**Task details**.
Give only the number of lines in the records that contain the word "kTcBudgetN".

START Dataset records

@@ -810,6 +812,7 @@
   __syncthreads();
   fence_after();
   const uint32_t tmem_base = *tmem_holder;
+  RES_ALLOCED();
 
   if (warp == 0) {
     if (lane == 0) {
diff --git a/mr_gan_b200/csrc/mrgan_api.cu b/mr_gan_b200/csrc/mrgan_api.cu
--- a/mr_gan_b200/csrc/mrgan_api.cu
+++ b/mr_gan_b200/csrc/mrgan_api.cu
@@ -94,6 +94,7 @@
   cudaEvent_t ev_pool[16] = {nullptr}; int ev_next = 0;
   bool side_open = false;
   int nchains = 1;
+  int prio_hi = 0, prio_lo = 0;
   cudaStream_t cmain[kMaxChains] = {nullptr}, cside[kMaxChains] = {nullptr};
   char* arena = nullptr; size_t arena_bytes = 0;
   __half* harena = nullptr;
@@ -450,7 +451,14 @@
 }
 
 template <typename... KArgs, typename... Args>
-void launch_k(mrgan_handle* h, void (*kern)(KArgs...), const cudaLaunchConfig_t& cfg, Args... args) {
+void launch_k(mrgan_handle* h, void (*kern)(KArgs...), const cudaLaunchConfig_t& cfg0, Args... args) {
+  cudaLaunchConfig_t cfg = cfg0;
+  cudaLaunchAttribute attrs[4];
+  unsigned n = 0;
+  for (; n < cfg0.numAttrs && n < 3; ++n) attrs[n] = cfg0.attrs[n];
+  attrs[n].id = cudaLaunchAttributePriority;
+  attrs[n].val.priority = cfg0.stream == h->side ? h->prio_lo : h->prio_hi;
+  cfg.attrs = attrs; cfg.numAttrs = n + 1;
   const cudaError_t e = cudaLaunchKernelEx(&cfg, kern, static_cast<KArgs>(args)...);
   if (e != cudaSuccess && !h->sticky) { h->sticky = MRGAN_ERR_CUDA; h->err = std::string("kernel launch: ") + cudaGetErrorString(e); }
   h->launches++;
@@ -1041,7 +1049,7 @@
   CK(cudaStreamEndCapture(h->stream, &g));
   { const int sk = take_sticky(h); if (sk) { cudaGraphDestroy(g); return sk; } }
   cudaGraphExec_t ge = nullptr;
-  CK(cudaGraphInstantiate(&ge, g, 0));
+  CK(cudaGraphInstantiate(&ge, g, cudaGraphInstantiateFlagUseNodePriority));
   CK(cudaGraphDestroy(g));
   h->graphs[key] = ge;
   h->graph_nodes[key] = h->launches - before;
@@ -1094,14 +1102,13 @@
 int round_up(int x, int m) { return (x + m - 1) / m * m; }
 
 #define TC_FWD_STAGES 4
+#define TC_N_STAGES 4
 #define TC_DW_STAGES 2
 #define TC_FWD_THREADS (64 + 32 * 8)
 #define TC_DW_THREADS (64 + 32 * 4)
-#define K_TC_FWD(F, V) k_gemm_tc<true, false, TC_FWD_STAGES, 256, 1, 8, 1, F, V>
-#define K_TC_FWD_N(F, V) k_gemm_tc<true, false, TC_FWD_STAGES, 512, 1, 8, 1, F, V>
-#define K_TC_DX(F, V) k_gemm_tc<false, false, TC_FWD_STAGES, 256, 1, 8, 1, F, V>
+#define K_TC_FWD(F, V) k_gemm_tc<true, false, TC_N_STAGES, 256, 1, 8, 1, F, V>
+#define K_TC_DX(F, V) k_gemm_tc<false, false, TC_N_STAGES, 256, 1, 8, 1, F, V>
 #define K_TC_FWD2(F, V) k_gemm_tc<true, false, TC_FWD_STAGES, 512, 1, 8, 2, F, V>
-#define K_TC_DX_N(F, V) k_gemm_tc<false, false, TC_FWD_STAGES, 512, 1, 8, 1, F, V>
 #define K_TC_DX2(F, V) k_gemm_tc<false, false, TC_FWD_STAGES, 512, 1, 8, 2, F, V>
 #define K_TC_DW(F, V) k_gemm_tc<true, true, TC_DW_STAGES, 128, 2, 4, 1, F, V>
 #define TC_BIG_STAGES 3
@@ -1116,8 +1123,35 @@
     else if (var_) launch_k(h, K(false, true), grid, block, smem, st, __VA_ARGS__);                    \
     else launch_k(h, K(false, false), grid, block, smem, st, __VA_ARGS__);                             \
   } while (0)
-size_t tc_smem_bytes(int bn, int stages, int mt = 1) { return 1024 + (size_t)stages * ((size_t)mt * 128 * 128 + (size_t)bn * 128) + 256; }
+constexpr size_t tc_smem_bytes(int bn, int stages, int mt = 1) { return 1024 + (size_t)stages * ((size_t)mt * 128 * 128 + (size_t)bn * 128) + 256; }
 bool tc_use_mt2(int maxME, int bn) { return maxME >= 500 && tc_smem_bytes(bn, TC_FWD_STAGES, 2) <= 227 * 1024; }
+
+constexpr size_t TC_N_SMEM_MIN = 76 * 1024;
+size_t tc_n_smem(int bn) { return std::max(tc_smem_bytes(bn, TC_N_STAGES), TC_N_SMEM_MIN); }
+constexpr size_t TC_MT2_SMEM_MIN = 153 * 1024;
+size_t tc_mt2_smem(int bn) { return std::max(tc_smem_bytes(bn, TC_FWD_STAGES, 2), TC_MT2_SMEM_MIN); }
+constexpr size_t TC_DW_SMEM_MIN = 74 * 1024;
+size_t tc_dw_smem(int bn) { return std::max(tc_smem_bytes(bn, TC_DW_STAGES), TC_DW_SMEM_MIN); }
+constexpr size_t TC_ADAM_SMEM = TcAdamCfg<true, 32>::SMEM;
+static_assert(TcAdamCfg<false, 16>::SMEM <= TC_ADAM_SMEM, "k_dw_adam_tc<false, 16> outgrew the shared memory it requests");
+struct TcBudget { size_t smem; int cols; };
+constexpr TcBudget kTcBudget[] = {
+    {TC_N_SMEM_MIN, 256},
+    {TC_MT2_SMEM_MIN, 512},
+    {TC_ADAM_SMEM, 128},
+    {TC_DW_SMEM_MIN, 128},
+    {227 * 1024, 512},
+};
+constexpr int kTcBudgetN = (int)(sizeof(kTcBudget) / sizeof(kTcBudget[0]));
+constexpr bool tc_budget_ok(int j = 0, size_t smem = 0, int cols = 0) {
+  if (cols > 512) return false;
+  for (int k = j; k < kTcBudgetN; ++k) {
+    const size_t s = smem + kTcBudget[k].smem + 1024;
+    if (s <= 228 * 1024 && !tc_budget_ok(k, s, cols + kTcBudget[k].cols)) return false;
+  }
+  return true;
+}
+static_assert(tc_budget_ok(), "a set of tcgen05 CTAs that fits an SM's shared memory would exceed its 512 TMEM columns");
 
 int tc_setup(mrgan_handle* h);
 
@@ -1130,17 +1164,15 @@
 }
 
 template <bool F, bool V> void tc_set_smem_attr_fmt() {
-  cudaFuncSetAttribute(K_TC_FWD(F, V), cudaFuncAttributeMaxDynamicSharedMemorySize, (int)tc_smem_bytes(256, TC_FWD_STAGES));
-  cudaFuncSetAttribute(K_TC_FWD_N(F, V), cudaFuncAttributeMaxDynamicSharedMemorySize, (int)tc_smem_bytes(256, TC_FWD_STAGES));
-  cudaFuncSetAttribute(K_TC_DX(F, V), cudaFuncAttributeMaxDynamicSharedMemorySize, (int)tc_smem_bytes(256, TC_FWD_STAGES));
-  cudaFuncSetAttribute(K_TC_DX_N(F, V), cudaFuncAttributeMaxDynamicSharedMemorySize, (int)tc_smem_bytes(256, TC_FWD_STAGES));
+  cudaFuncSetAttribute(K_TC_FWD(F, V), cudaFuncAttributeMaxDynamicSharedMemorySize, (int)tc_n_smem(256));
+  cudaFuncSetAttribute(K_TC_DX(F, V), cudaFuncAttributeMaxDynamicSharedMemorySize, (int)tc_n_smem(256));
   cudaFuncSetAttribute(K_TC_FWD_BIG(F, V), cudaFuncAttributeMaxDynamicSharedMemorySize, 227 * 1024);
   cudaFuncSetAttribute(K_TC_DX_BIG(F, V), cudaFuncAttributeMaxDynamicSharedMemorySize, 227 * 1024);
   cudaFuncSetAttribute(K_TC_DW_BIG(F, V), cudaFuncAttributeMaxDynamicSharedMemorySize, 227 * 1024);
   cudaFuncSetAttribute(K_TC_FWD2(F, V), cudaFuncAttributeMaxDynamicSharedMemorySize, 227 * 1024);
   cudaFuncSetAttribute(K_TC_DX2(F, V), cudaFuncAttributeMaxDynamicSharedMemorySize, 227 * 1024);
-  cudaFuncSetAttribute(K_TC_DW(F, V), cudaFuncAttributeMaxDynamicSharedMemorySize, (int)tc_smem_bytes(128, TC_DW_STAGES));
-  if (!V) cudaFuncSetAttribute(k_dw_adam_tc<F, (F ? 32 : 16)>, cudaFuncAttributeMaxDynamicSharedMemorySize, (int)TcAdamCfg<F, (F ? 32 : 16)>::SMEM);
+  cudaFuncSetAttribute(K_TC_DW(F, V), cudaFuncAttributeMaxDynamicSharedMemorySize, (int)tc_dw_smem(256));
+  if (!V) cudaFuncSetAttribute(k_dw_adam_tc<F, (F ? 32 : 16)>, cudaFuncAttributeMaxDynamicSharedMemorySize, (int)TC_ADAM_SMEM);
 }
 void tc_set_smem_attr() {
   tc_set_smem_attr_fmt<false, false>(); tc_set_smem_attr_fmt<true, false>();
@@ -1185,9 +1217,9 @@
   dim3 grid((t.ME + 127) / 128, (t.NE + t.bn - 1) / t.bn, 1);
   const OperandMode om0{0, 1.0f, nullptr, nullptr};
   const bool f16 = esz == 2;
-  if (mode == 0) TC_LAUNCH(h, f16, K_TC_FWD, grid, dim3(TC_FWD_THREADS), tc_smem_bytes(t.bn, TC_FWD_STAGES), h->stream, (const TcOp*)d, h->d_folds, 0, h->hp, om0);
-  else if (mode == 1) TC_LAUNCH(h, f16, K_TC_DX, grid, dim3(TC_FWD_THREADS), tc_smem_bytes(t.bn, TC_FWD_STAGES), h->stream, (const TcOp*)d, h->d_folds, 0, h->hp, om0);
-  else TC_LAUNCH(h, f16, K_TC_DW, grid, dim3(TC_DW_THREADS), tc_smem_bytes(t.bn, TC_DW_STAGES), h->stream, (const TcOp*)d, h->d_folds, 0, h->hp, om0);
+  if (mode == 0) TC_LAUNCH(h, f16, K_TC_FWD, grid, dim3(TC_FWD_THREADS), tc_n_smem(t.bn), h->stream, (const TcOp*)d, h->d_folds, 0, h->hp, om0);
+  else if (mode == 1) TC_LAUNCH(h, f16, K_TC_DX, grid, dim3(TC_FWD_THREADS), tc_n_smem(t.bn), h->stream, (const TcOp*)d, h->d_folds, 0, h->hp, om0);
+  else TC_LAUNCH(h, f16, K_TC_DW, grid, dim3(TC_DW_THREADS), tc_dw_smem(t.bn), h->stream, (const TcOp*)d, h->d_folds, 0, h->hp, om0);
   CK(cudaStreamSynchronize(h->stream));
   return MRGAN_OK;
 }
@@ -1353,8 +1385,8 @@
   }
   const dim3 grid(gx, gy, nlayers * nfl);
   const TcAdamOp* ad = h->d_tcadam + (size_t)op * h->nf + f0;
-  if (f16) launch_k(h, k_dw_adam_tc<true, 32>, grid, dim3(192), TcAdamCfg<true, 32>::SMEM, st, ad, h->d_folds, h->hp, nfl, h->nf);
-  else launch_k(h, k_dw_adam_tc<false, 16>, grid, dim3(192), TcAdamCfg<false, 16>::SMEM, st, ad, h->d_folds, h->hp, nfl, h->nf);
+  if (f16) launch_k(h, k_dw_adam_tc<true, 32>, grid, dim3(192), TC_ADAM_SMEM, st, ad, h->d_folds, h->hp, nfl, h->nf);
+  else launch_k(h, k_dw_adam_tc<false, 16>, grid, dim3(192), TC_ADAM_SMEM, st, ad, h->d_folds, h->hp, nfl, h->nf);
 }
 
 bool tc_dw_merge(const mrgan_handle* h) { return h->cfg.precision != MRGAN_PREC_FP32 && h->d_tcadam != nullptr; }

END Dataset records

**Problem solution**.
2